Section 84
The Pythagorean Theorem
The Pythagorean Theorem is named after Pythagoras of Samos, a mathematician who was also a religious leader, and believed that all things in the universe were composed of numbers.
He is supposed to have been the first to have proved this theorem about right triangles:
Pythagorean Theorem. In a right triangle with legs of lengths a and b and hypotenuse of length c, the following equation is true:
c^{2} = a^{2} + b^{2}
(There are many different ways to prove this.)
Below is a graphical representation. The theorem states that the sum of the areas of the blue and red squares is equal to the area of the green square.
Important: Remember that the Pythagorean Theorem is true only for right triangles – triangles which have a 90^{o} angle.
The converse of the theorem is also true: if a triangle has sides of lengths a, b, and c, and c^{2} = a^{2} + b^{2}, then it must be a right triangle.
PYTHAGOREAN TRIPLES
Three whole numbers a, b, c which satisfy the equation of the Pythagorean Theorem are called Pythagorean triples. A few of the smallest ones are shown in the table below.
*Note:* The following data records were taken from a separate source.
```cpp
__device__ __forceinline__ uint32_t pk_min_u16(uint32_t a, uint32_t b) {
    const u16x2f r = __builtin_elementwise_min(__builtin_bit_cast(u16x2f, a), __builtin_bit_cast(u16x2f, b));
    return __builtin_bit_cast(uint32_t, r);
}
__device__ __forceinline__ unsigned long long ballot64(bool p) { return __builtin_amdgcn_ballot_w64(p); }
__device__ __forceinline__ uint32_t pk_max_u16(uint32_t a, uint32_t b) {
// ... 253 lines not shown
            uint32_t pm;
            if (DENSE) {
                pm = filter_dense_pm(p, W);
            } else {
                const uint32_t *l1 = s_l1 + mul24(r, L1S) + p;
                uint32_t x = l1[0];
                if (NTC) {
#pragma unroll
                    for (int c = 1; c + 1 < (NTC ? NTC : 1); ++c) x = min(x, l1[c * 4]);
                } else {
                    for (uint32_t c = 1; c + 1 < ntc; ++c) x = min(x, l1[c * G]);
                }
                if (ntc > 1) x = min(x, l1[NT - G]);
                const uint32_t xr = ((x & 0xFFFu) - p) & 63u;
                pm = (GEO && (W & (W - 1)) == 0) ? (xr & (W - 1)) : xr - mul24(mul24(xr, fg.wdiv) >> 16, W);
            }
            const uint32_t mm = (uint32_t)(fwd >> (2 * ((uint32_t)(K - M) - pm))) & mmask;
            uint32_t fb = ok ? filter_block_of(mm, M) : 0xFFFFFFFFu;
            const uint32_t h = EXACT ? filter_exact_code(fwd, pm, fg) : filter_keyhash(fwd);
            const uint32_t anchor = okm ? (uint32_t)__builtin_amdgcn_readlane((int)fb, (int)__builtin_ctzll(okm)) : last_fb;
            last_fb = anchor;
            fb = ok ? fb : anchor;
            if (EXACT) {
                B.v = filt[(fb << 3) | filter_exact_sub(h)];
                B.fpw = mul24((h & 0x3FFFu) ^ 0x3FFFu, 0x00040004u);
            } else {
                B.v = filt[(size_t)fb * kFilterSubs + filter_sub_of(h)];
                if (TWO) B.v2 = filt[(size_t)fb * kFilterSubs + filter_sub2_of(h)];
                const uint32_t fp = filter_print_of(h);
                B.fpw = fp | (fp << 16);
            }
            B.klo = (uint32_t)fwd;
            B.khi = (uint32_t)(fwd >> 32);
            B.meta = r | (ok ? 0x80000000u : 0u);
            pos = pos + 64 < q_end ? pos + 64 : q_end;
            if (P >= 64) {
                cp += 64;
                const bool wrap = cp >= P;
                cp -= wrap ? P : 0u;
                cr += wrap ? 1u : 0u;
            } else locate();
        };
        auto finish = [&](Blk &B) {
            bool pos;
            if (EXACT) {
                const uint32_t mx = pk_max_u16(pk_max_u16(B.v.x ^ B.fpw, B.v.y ^ B.fpw), pk_max_u16(B.v.z ^ B.fpw, B.v.w ^ B.fpw));
                const uint32_t m16 = max(mx >> 16, mx & 0xFFFFu);
                const bool valid = (int)B.meta < 0;
                const bool hit = valid && m16 >= 0xFFFDu;
                if (hit) atomicAdd(&s_vote[B.meta & 0xFFFFu], (unsigned long long)(m16 & 1u) | ((unsigned long long)((m16 >> 1) & 1u) << 32));
                pos = valid && !hit && (B.v.w >> 16) == kFilterOverflowMark;
            } else {
            uint32_t acc = pk_min_u16(pk_min_u16(B.v.x ^ B.fpw, B.v.y ^ B.fpw), pk_min_u16(B.v.z ^ B.fpw, B.v.w ^ B.fpw));
            bool full = (B.v.w >> 16) != 0;
            if (TWO) {
                acc = pk_min_u16(acc, pk_min_u16(pk_min_u16(B.v2.x ^ B.fpw, B.v2.y ^ B.fpw), pk_min_u16(B.v2.z ^ B.fpw, B.v2.w ^ B.fpw)));
                full = full && (B.v2.w >> 16) != 0;
            }
            const bool match = ((acc - 0x00010001u) & ~acc & 0x80008000u) != 0;
            pos = (int)B.meta < 0 && (match || full);
            }
            const unsigned long long pmask = ballot64(pos);
            if (pmask) {
                const uint32_t at = qn + lanes_below(pmask);
                if (pos) {
                    q_lo[at] = B.klo;
                    q_hi[at] = B.khi;
                    q_rd[at] = B.meta & 0xFFFFu;
                }
                qn += (uint32_t)__popcll(pmask);
                if (qn >= 64) drain(64);
            }
        };
        {
// ... 130 lines not shown
```

### include/hast.h

```cpp
#ifndef HAST_H
#define HAST_H
#include <stddef.h>
#include <stdint.h>

#ifdef __cplusplus
extern "C" {
#endif

typedef enum {
    HAST_OK = 0,
    HAST_ERR_INVALID = 1,
    HAST_ERR_NO_DEVICE = 2,
    HAST_ERR_HIP = 3,
    HAST_ERR_OOM = 4,
    HAST_ERR_TABLE_FULL = 5,
    HAST_ERR_FORMAT = 6,
    HAST_ERR_RCCL = 7,
    HAST_ERR_IO = 8,
    HAST_ERR_UNSUPPORTED = 9
} hast_status;
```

Each Pythagorean Triple corresponds with a right triangle whose side lengths are in wholenumber ratios.
Pythagorean Triples 
3, 4, 5 
3^{2} + 4^{2} = 5^{2}
9 + 16 = 25

6, 8, 10 
6^{2} + 8^{2} = 10^{2}
36 + 64 = 100

5, 12, 13 
5^{2} + 12^{2} = 13^{2}
25 + 144 = 169

8, 15, 17 
8^{2} + 15^{2} = 17^{2}
64 + 225 = 289